Won't implement. This was obviated by Kermit, Zmodem, and the like.

http://tools.ietf.org/html/rfc857
(1983) Telnet ECHO negotiation.
Will implement.

http://tools.ietf.org/html/rfc858
(1983) Supress Go-Ahead. Nego supression of "your turn" messages for full duplex connections.
Won't implement.

http://tools.ietf.org/html/rfc859 (Obsoletes http://tools.ietf.org/html/rfc651)
(1983) Telnet status. Ask other party to retransmit what they think the current negotiated options are.
Will implement.

http://tools.ietf.org/html/rfc860
(1983) Timing mark. A work around for servers that can't read the socket as fast as people type (!!!).
Won't implement.

http://tools.ietf.org/html/rfc861
(1983) negotiating about negotiating
Proln't, Doubtful this is still in effect.

http://tools.ietf.org/html/rfc885
(1983) End-of-Record code.
Might, I have a vague recollecting that this is used as a prompt sigil.

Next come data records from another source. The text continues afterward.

static int fail(int code, const char* fmt, ...)
{
// ... 474 lines not shown
        c.yH = op.b.H; c.yW = op.b.W;
        if (op.b.H > 2 * op.a.H || op.b.H < 2 * op.a.H - 1 || op.b.W > 2 * op.a.W || op.b.W < 2 * op.a.W - 1)
            return fail(ACCEL_ERR_PLAN, "deconv2x %s: output must be 2x the input (or one row / column less)", op.name.c_str());
    } else {
        int wkh = kh, wkw = kw;
        if (cols) kv_pair(kv, "wk", wkh, wkw, 3, 3);
        if (w->shape[0] != cout || w->shape[1] != cin || w->shape[2] != wkh || w->shape[3] != wkw)
            return fail(ACCEL_ERR_PARAM, "shape inconsistent for %s: need (%d,%d,%d,%d) got (%ld,%ld,%ld,%ld)",
                        wname.c_str(), cout, cin, wkh, wkw, (long)w->shape[0], (long)w->shape[1], (long)w->shape[2], (long)w->shape[3]);
        const int Kreal = wkh * wkw * cin_pad;
        c.K_pad = roundup(Kreal, 32);
        pack_conv_w(*w, cin_pad, rows, c.K_pad, packed);
        if (cols) { c.kh = c.kw = 1; c.Cin = Kreal; }
        else { c.kh = kh; c.kw = kw; c.Cin = cin_pad; }
        c.sh = sh; c.sw = sw; c.ph = ph; c.pw = pw; c.dh = dh; c.dw = dw;
        c.Ho = op.b.H; c.Wo = op.b.W;
        c.yH = op.b.H; c.yW = op.b.W;
        const int eh = (op.a.H + 2 * c.ph - c.dh * (c.kh - 1) - 1) / c.sh + 1;
        const int ew = (op.a.W + 2 * c.pw - c.dw * (c.kw - 1) - 1) / c.sw + 1;
        if (eh != op.b.H || ew != op.b.W)
            return fail(ACCEL_ERR_PLAN, "conv %s: output %dx%d does not match geometry %dx%d", op.name.c_str(), op.b.H, op.b.W, eh, ew);
        if (c.Cin > op.a.Cs) return fail(ACCEL_ERR_PLAN, "conv %s: input view narrower than Cin", op.name.c_str());
    }
    packed.resize(packed.size() + 256, 0.f);
    const char* env_dt = getenv("ACCEL_CONV_DTYPE");
    const int dflt = (p->f16 == 2 || (env_dt && !strcmp(env_dt, "bf16x3"))) ? 2 : (p->f16 || (env_dt && !strcmp(env_dt, "f16"))) ? 1 : 0;
    const int want_f16 = (int)kv_int(kv, "f16", dflt);
    c.f16 = (want_f16 && c.Cin % (want_f16 == 2 ? 4 : 8) == 0 && cout_store > 4) ? want_f16 : 0;
    void* dw_ = nullptr;
    if (c.f16 == 2) {
        std::vector<uint16_t> pb;
        pack_bf16x3(packed, c.deconv2x ? 4 : 1, rows, c.K_pad, pb, c.w_plane);
        if ((rc = dev_upload(p, pb.data(), pb.size() * sizeof(uint16_t), &dw_))) return rc;
    } else if (c.f16) {
        std::vector<_Float16> ph(packed.size());
        for (size_t i = 0; i < packed.size(); ++i) ph[i] = (_Float16)packed[i];
        if ((rc = dev_upload(p, ph.data(), ph.size() * sizeof(_Float16), &dw_))) return rc;
        if (!withheld("b3r")) {
            const int classes = c.deconv2x ? 4 : 1, steps = c.K_pad / 32;
            c.w_plane = (size_t)classes * rows * c.K_pad + 2 * (size_t)rows * 32;
            std::vector<_Float16> pr(c.w_plane, (_Float16)0.f);
            for (int cl = 0; cl < classes; ++cl)
                for (int n = 0; n < rows; ++n)
                    for (int k = 0; k < c.K_pad; ++k)
                        pr[((((size_t)cl * steps + k / 32) * 2 + ((k >> 4) & 1)) * rows + n) * 16 + (k & 15)] = ph[((size_t)cl * rows + n) * c.K_pad + k];
            void* d4 = nullptr;
            if ((rc = dev_upload(p, pr.data(), pr.size() * sizeof(_Float16), &d4))) return rc;
            c.wb3r = d4;
        }
    } else if ((rc = dev_upload(p, packed.data(), packed.size() * sizeof(float), &dw_))) return rc;
    c.w = static_cast<const float*>(dw_);
    {
        const int ft = (int)kv_int(kv, "tile", -1);
        const bool forced = (ft >= CONV_TILE_B3 && ft < CONV_TILE_B3D + CONV_TILE_B3D_N) || (ft >= 90 && ft <= 96);
        if (!c.f16 && c.Cin % 4 == 0 && cout_store > 4 && (!withheld("split") || forced)) {
            std::vector<uint16_t> pb;
            pack_bf16x3(packed, c.deconv2x ? 4 : 1, rows, c.K_pad, pb, c.w_plane);
            void* d3 = nullptr;
            if ((rc = dev_upload(p, pb.data(), pb.size() * sizeof(uint16_t), &d3))) return rc;
            c.wb3 = d3;
            const bool forced_r = (ft >= CONV_TILE_B3R && ft < CONV_TILE_B3D + CONV_TILE_B3D_N) || (ft >= 90 && ft <= 96);
            if (!withheld("b3r") || forced_r) {
                pack_bf16x3r(packed, c.deconv2x ? 4 : 1, rows, c.K_pad, pb, c.w_plane);
                void* d4 = nullptr;
                if ((rc = dev_upload(p, pb.data(), pb.size() * sizeof(uint16_t), &d4))) return rc;
                c.wb3r = d4;
            }
        } else if (forced && !(c.f16 == 1 && c.wb3r && ft >= CONV_TILE_B3R && ft < CONV_TILE_B3D + CONV_TILE_B3D_N)) {
            return fail(ACCEL_ERR_ARG, "conv %s: the bf16x3 kernel takes layers with more than "
                                       "4 output channels only", op.name.c_str());
        }
    }

    std::vector<float> scale(rows, 0.f), shift(rows, 0.f);
    for (int i = 0; i < cout; ++i) scale[i] = 1.f;
    if (kv_has(kv, "bn")) {
        std::vector<float> s, b;
        if ((rc = bn_fold(m, kv_str(kv, "bn"), (float)kv_f(kv, "eps", 1e-5), (int)kv_int(kv, "fixg", 0), cout, s, b))) return rc;
        for (int i = 0; i < cout; ++i) { scale[i] = s[i]; shift[i] = b[i]; }
    }
    if (kv_has(kv, "bias")) {
        const HostParam* bias = get_param(m, kv_str(kv, "bias"));
        if (!bias) return fail(ACCEL_ERR_PARAM, "%s not initialized", kv_str(kv, "bias").c_str());
        if ((int)bias->numel() != cout) return fail(ACCEL_ERR_PARAM, "shape inconsistent for %s", kv_str(kv, "bias").c_str());
        for (int i = 0; i < cout; ++i) shift[i] += bias->data[i] * scale[i];
    }
    if (kv_has(kv, "mul")) {
        const float mul = (float)kv_f(kv, "mul", 1.0);
        for (int i = 0; i < cout; ++i) { scale[i] *= mul; shift[i] *= mul; }
    }
    void *ds = nullptr, *db = nullptr;
    if ((rc = dev_upload(p, scale.data(), rows * sizeof(float), &ds)) ||
        (rc = dev_upload(p, shift.data(), rows * sizeof(float), &db))) return rc;
    c.scale = static_cast<const float*>(ds);
    c.shift = static_cast<const float*>(db);
    {
        const char* sp = getenv("ACCEL_SPLIT");
        const bool h2 = sp ? !strcmp(sp, "h2") : p->split == 1;
        if (c.wb3r && !c.f16 && h2) {
            std::vector<uint16_t> ph;
            std::vector<int> q;
            pack_h2r(packed, c.deconv2x ? 4 : 1, rows, c.K_pad, ph, c.w_plane, q);
            void *dh = nullptr, *dsh = nullptr;
            if ((rc = dev_upload(p, ph.data(), ph.size() * sizeof(uint16_t), &dh))) return rc;
            std::vector<float> sh(rows);
            for (int i = 0; i < rows; ++i) sh[i] = std::ldexp(scale[i], -q[i]);
            if ((rc = dev_upload(p, sh.data(), rows * sizeof(float), &dsh))) return rc;
            c.wh2r = dh;
            c.scale_h2 = static_cast<const float*>(dsh);
            ++p->n_h2;
        }
    }
    if (op.c.set) {
        std::vector<float> s2(rows, 0.f), b2(rows, 0.f), s, b;
// ... 95 lines not shown
        } else if (c.force_tile == CONV_TILE_WINO || c.force_tile == CONV_TILE_WINO_B3 || c.force_tile == CONV_TILE_WINO_B3U || c.force_tile == CONV_TILE_WINO_B3S) {
            return fail(ACCEL_ERR_ARG, "conv %s: the Winograd kernel takes 3x3 / stride 1 / dilation 1 / pad 1 layers with even output "
                                       "size and channels in multiples of 8 only", op.name.c_str());
        }
    }
    {
        const bool want = !withheld("stem") || c.force_tile == CONV_TILE_STEM || c.force_tile == CONV_TILE_STEM_B3;
        c.Cout_store = cout_store;
        c.res = op.d.set ? op.d.ptr : nullptr;
        if (want && !cols && cin == 3 && cout == 64 && conv_stem_eligible(c)) {
            std::vector<float> ws((size_t)conv_stem_pack_floats(), 0.f);
            conv_stem_pack(w->data.data(), cout, ws.data());
            void* dsw = nullptr;
            if ((rc = dev_upload(p, ws.data(), ws.size() * sizeof(float), &dsw))) return rc;
            c.wstem = static_cast<const float*>(dsw);
            if ((!withheld("split") && !withheld("stem_split")) || c.force_tile == CONV_TILE_STEM_B3) {
                std::vector<unsigned short> wb;
                conv_stem_b3_pack(w->data.data(), cout, wb);
                void* dsb = nullptr;
                if ((rc = dev_upload(p, wb.data(), wb.size() * sizeof(unsigned short), &dsb))) return rc;
                c.wstemb = dsb;
                if (c.wh2r) {
                    std::vector<int> q;
                    conv_stem_b3_pack_h2(w->data.data(), cout, wb, q);
                    void *dh = nullptr, *dsh = nullptr;
                    if ((rc = dev_upload(p, wb.data(), wb.size() * sizeof(unsigned short), &dh))) return rc;
                    std::vector<float> sh(rows, 0.f);
                    for (int i = 0; i < rows && i < 64; ++i) sh[i] = std::ldexp(scale[i], -q[i]);
                    if ((rc = dev_upload(p, sh.data(), rows * sizeof(float), &dsh))) return rc;
                    c.wstemh = dh;
                    c.scale_h2s = static_cast<const float*>(dsh);
                }
            }
        } else if (c.force_tile == CONV_TILE_STEM || c.force_tile == CONV_TILE_STEM_B3) {
            return fail(ACCEL_ERR_ARG, "conv %s: the stem kernel takes 7x7 / stride 2 / pad 3 layers on 3-channel images with 64 "
                                       "output channels only", op.name.c_str());
        }
    }
    {
        const bool want = !withheld("ws1x1") || c.force_tile == CONV_TILE_WS;
        c.y2 = op.c.set ? op.c.ptr : nullptr;
        if (want && !cols && cin == cin_pad && conv_ws_eligible(c)) {
            std::vector<float> ww(conv_ws_pack_floats(cin, cout_store), 0.f);
            conv_ws_pack(w->data.data(), cout, cin, cout_store, ww.data());
            void* dw = nullptr;
            if ((rc = dev_upload(p, ww.data(), ww.size() * sizeof(float), &dw))) return rc;
            c.wws = static_cast<const float*>(dw);
            c.wws_bytes = (unsigned)(ww.size() * sizeof(float));
        } else if (c.force_tile == CONV_TILE_WS) {
            return fail(ACCEL_ERR_ARG, "conv %s: the weight-stationary kernel takes 1x1 / stride 1 layers from 64 to a multiple of 256 "
                                       "or from 128 to a multiple of 128 channels (ReLU or no activation, one output) only", op.name.c_str());
        }
    }
    c.narrow = (cout_store == 4 && !c.deconv2x && !op.c.set && c.force_tile < 0 && kv_int(kv, "narrow", 1)) ? 1 : 0;
    c.no_split = (int)kv_int(kv, "nosplit", 0);
    c.split_target = (int)kv_int(kv, "split_target", 0);
    const size_t ws = conv_plan_split(c);
    if (ws > p->ws_bytes) p->ws_bytes = ws;
    return 0;
}
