// ... 57 lines not shown
  int cap_B = 0;
  FigBuffers D{};
  FigParams P{};
  void* pool = nullptr;
  size_t pool_bytes = 0;
  LastSolve last;
  void* stage = nullptr;
  size_t stage_bytes = 0;
  bool profiling = false;
  std::vector<hipEvent_t> prof_events;
  double timing[8] = {0, 0, 0, 0, 0, 0, 0, 0};
  double timing_couple = 0;
  double rejects = 0;
  double tail_iters = 0;
  int* h_flag = nullptr;
  std::vector<oh_handle*> peers;
  double* d_pipe_mult = nullptr;
  size_t pipe_mult_cap = 0;
  bool is_peer = false;
  Sched sch;
  int specialize_min_B = 4096;
  const FigSpec* spec = nullptr;
  bool spec_failed = false;
  bool spec_cache_checked = false;
  const FkSpec* fk_spec = nullptr;
  bool fk_spec_failed = false;
  int specialize_min_units = 1 << 16;
  double spec_seconds = 0.0;
  std::vector<int> prof_tags;
  std::map<std::string, double> opt;
  std::vector<int> t_op, t_a, t_b, t_rows;
  std::vector<double> t_c;
  oh_tape_desc t_desc{};
};

extern "C" void oh_destroy(oh_handle* h);
extern "C" int oh_specialize(oh_handle* h);
static bool spec_applies(const oh_handle* h);
static bool spec_tail_vel_applies(const oh_handle* h);
static int specialize_fk(oh_handle* h);
extern "C" const char* oh_last_error(void) { return g_err.c_str(); }
extern "C" const char* oh_version(void) { return "optas_hip 0.2 (gfx950)"; }
extern "C" int oh_abi_version(void) { return OH_ABI_VERSION; }

struct OptDoc { const char* name; double dflt; };
static constexpr OptDoc OPT_TABLE[] = {
// ... 17 lines not shown
  static_assert(ROW >= 0, "optv: the option is not in OPT_TABLE");
  return ROW;
}
static double opt_value(const oh_handle* h, const OptDoc& d) {
  const auto it = h->opt.find(d.name);
  return it == h->opt.end() ? d.dflt : it->second;
}
#define optv(h, name) opt_value(h, OPT_TABLE[known_opt<opt_row(name)>()])
static double batch_invariant(const oh_handle* h) {
  const auto it = h->opt.find("batch_invariant");
  return it == h->opt.end() ? 0.0 : it->second;
}
struct FieldOpt {
  const char* name;
  int Sched::*i;
  double Sched::*d = nullptr;
  bool flag = false;
  double get(const Sched& s) const { return d ? s.*d : s.*i; }
  void set(Sched& s, const double v) const { if (d) s.*d = v; else s.*i = flag ? v != 0.0 : (int)v; }
};
static const FieldOpt FIELD_OPTS[] = {
    {"tail_threshold", &Sched::tail_threshold}, {"free_pcr_max", &Sched::free_pcr_max}, {"compaction", &Sched::compaction, nullptr, true},
    {"compact_frac", nullptr, &Sched::compact_frac}, {"compact_sort", &Sched::compact_sort}, {"compact_carry", &Sched::compact_carry},
    {"tail_vel", &Sched::tail_vel}, {"lg_split", &Sched::lg_split}, {"tail_vel_threshold", &Sched::tail_vel_threshold},
    {"fuse_couple", &Sched::fuse_couple, nullptr, true}, {"sparse_check_below", &Sched::sparse_check_below}, {"specialize", &Sched::specialize},
    {"tq_check", &Sched::tq_check},
};
static const FieldOpt* field_opt(const std::string& name) {
  for (const FieldOpt& f : FIELD_OPTS)
    if (name == f.name) return &f;
  return nullptr;
}
static int tape_configure(oh_handle* h);
static int set_option_impl(oh_handle* h, const std::string& name, double v) {
  Sched& sc = h->sch;
  if (name == "compact_frac") sc.compact_frac = sc.compact_frac_restart = v;
  else if (name == "specialize") sc.specialize = v == 0.0 ? OH_SPECIALIZE_NEVER : (v == 1.0 ? OH_SPECIALIZE_ALWAYS : OH_SPECIALIZE_AUTO);
  else if (name == "tq_check") sc.tq_check = v >= 1.0 ? (int)v : 1;
  else if (name == "batch_invariant") {
    const bool was = batch_invariant(h) != 0.0;
    h->opt[name] = v;
    if (v != 0.0 && !was) {
      sc.inv_saved = {sc.compaction ? 1.0 : 0.0, (double)sc.tail_threshold, (double)sc.tail_vel, h->opt.count("free_persist") ? h->opt["free_persist"] : -2.0};
      sc.compaction = false; sc.tail_threshold = 0; sc.tail_vel = 0; h->opt["free_persist"] = 0;
    } else if (v == 0.0 && was) {
      sc.compaction = sc.inv_saved[0] != 0.0; sc.tail_threshold = (int)sc.inv_saved[1]; sc.tail_vel = (int)sc.inv_saved[2];
// ... 909 lines not shown
  if (c.n_chain < 1 || c.n_chain > OH_MAX_CHAIN || c.ndof < c.n_chain || c.ndof > OH_MAX_CHAIN)
    return fail(OH_ERR_INVALID, "oh_set_constants: bad n_chain/ndof");
  for (int k = 0; k < c.n_chain; ++k) {
    if (c.jtype[k] != 0 && c.jtype[k] != 1) return fail(OH_ERR_INVALID, "oh_set_constants: joint type not supported");
    if (c.qidx[k] < 0 || c.qidx[k] >= c.ndof) return fail(OH_ERR_INVALID, "oh_set_constants: qidx out of range");
  }
  if (c.ndof != h->desc.ndof) return fail(OH_ERR_INVALID, "oh_set_constants: chain.ndof != desc.ndof");
  return OH_OK;
}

http://tools.ietf.org/html/rfc1073
(1988) NAWS (Negotiate About Window Size)
Will implement.

http://tools.ietf.org/html/rfc1079
(1988) Baud rate negotiation
Won't implement.

http://tools.ietf.org/html/rfc1091 (Obsoletes http://tools.ietf.org/html/rfc930)
(1989) Terminal type negotiation
Will implement.

http://tools.ietf.org/html/rfc1184 (Obsoletes http://tools.ietf.org/html/rfc1116)
(1990) Telnet linemode nego. Basically save packets by being less interactive.
Won't implement.

http://tools.ietf.org/html/rfc1372 (Obsoletes http://tools.ietf.org/html/rfc1080)
(1992) Terminal flow control. Local terminal stuff.
Won't implement.

http://tools.ietf.org/html/rfc2217
(1997) SLIP-lite protocol for sharing a modem.
Won't implement.

http://tools.ietf.org/html/rfc2946
(2000) Telnet Encryption nego.
Won't implement (does anyone actually use this?)

http://tools.ietf.org/html/rfc4777
(2006) IBM iSeries hardware telnet extensions.
Won't implement (starngely, the RFC argues against implementing itself)

---- Alternate Implementations ----
[found using google code search]
a hacky ECHO negotiator

subclass-and-patch NAWS negotiator

a from-scratch wrapper

a from-scratch reimplementation w/ better (but unpythonic) negotiating.